Thu, 20 Aug 2020 13:30:16 +0000
Wed, 19 Aug 2020 15:28:47 GMT

Here is how I tried parsing these Strings:

Date pubDate = org.apache.commons.lang3.time.DateUtils.parseDate(dateString, 
    "EEE, dd MMM yyyy HH:mm:ss Z", "EEE, dd MMM yyyy HH:mm:ss zzz");

As far as I can tell this should work, but I am getting java.text.ParseException: Unable to parse the date: Wed, 19 Aug 2020 15:28:47 GMT exceptions for both those examples. What am I doing wrong here?

3

There are 3 best solutions below

0
On BEST ANSWER

Your format is built into java.time

Use DateTimeFormatter.RFC_1123_DATE_TIME; it works for both of your strings.

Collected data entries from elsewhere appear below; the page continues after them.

int tsgu_segment_mm_tile_rows(void);
int tsgu_segment_mm(int vtype, int itype, int64_t n, int64_t d1, int64_t d2, int64_t n_seg, const void* offsets,
                    const void* tile_ptr, int64_t max_tiles, const void* perm, const void* a, int64_t lda, const void* b,
                    int64_t b_stride0, int64_t b_stride1, int64_t b_stride2, void* out, int64_t ldo, int device, void* stream);
int tsgu_segment_mm_grad_b_workspace(int vtype, int64_t n, int64_t n_seg, int64_t d1, int64_t d2, int64_t* chunk_rows,
                                     int64_t* max_chunks, int64_t* bytes);
int tsgu_segment_mm_grad_b(int vtype, int itype, int64_t n, int64_t d1, int64_t d2, int64_t n_seg, const void* offsets,
                           const void* chunk_ptr, const void* part_ptr, int64_t chunk_rows, int64_t max_chunks, const void* perm,
                           const void* a, int64_t lda, const void* g, int64_t ldg, void* grad_b, void* workspace,
                           int64_t workspace_bytes, int device, void* stream);

int64_t tsgu_mvn_reduce_blocks(int64_t rows_per_item);
int tsgu_csr_diag_positions(int itype, int64_t n_rows, int64_t nnz, const void* crow, const void* col, const void* perm,
                            void* pos, int device, void* stream);
int tsgu_diag_logsum(int vtype, int itype, int64_t n_rows, int64_t rows_per_item, int64_t n_val, const void* pos,
                     const void* val, void* out, void* partial, int64_t partial_elems, int device, void* stream);
int tsgu_diag_logsum_backward(int vtype, int itype, int64_t n_rows, int64_t rows_per_item, int64_t nnz, const void* crow,
                              const void* perm, const void* pos, const void* val, const void* g, void* grad, int fill,
                              int device, void* stream);
int tsgu_quadform(int vtype, int64_t n, int64_t k, const void* Y, int64_t ldy, int64_t y_col_stride, const void* E,
                  int64_t lde, int64_t e_col_stride, const void* w, int w_mode, int64_t rows_per_item, void* out,
                  void* partial, int64_t partial_elems, int device, void* stream);
int tsgu_quadform_backward(int vtype, int64_t n, int64_t k, const void* Y, int64_t ldy, int64_t y_col_stride, const void* E,
                           int64_t lde, int64_t e_col_stride, const void* w, int w_mode, int64_t rows_per_item, const void* g,
                           void* grad_Y, int64_t ldg, int64_t g_col_stride, void* grad_w, int device, void* stream);
int tsgu_csr_row_sumsq(int vtype, int itype, int64_t n_rows, int64_t nnz, int64_t n_w, const void* crow, const void* col,
                       const void* perm, const void* val, const void* w, const void* add, void* out, int device,
                       void* stream);
int tsgu_csr_row_sumsq_backward(int vtype, int itype, int64_t n_rows, int64_t nnz, int64_t n_w, const void* crow,
                                const void* col, const void* perm, const void* val, const void* w, const void* g, void* grad_val,
                                int device, void* stream);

It’s really the same format, only with the offset from UTC (or GMT) denoted differently. DateTimeFormatter is part of java.time, the modern Java date and time API. I recommend that you prefer java.time over Date and DateUtils, also because the Date class is poorly designed and long outdated.

    String s = "Thu, 20 Aug 2020 13:30:16 +0000";
    OffsetDateTime dt = OffsetDateTime.parse(s, DateTimeFormatter.RFC_1123_DATE_TIME);
    System.out.println(dt);

Output is:

2020-08-20T13:30:16Z

Let’s try with your other string example:

    String s = "Wed, 19 Aug 2020 15:28:47 GMT";

2020-08-19T15:28:47Z

Question: Doesn’t java.time require Android API level 26?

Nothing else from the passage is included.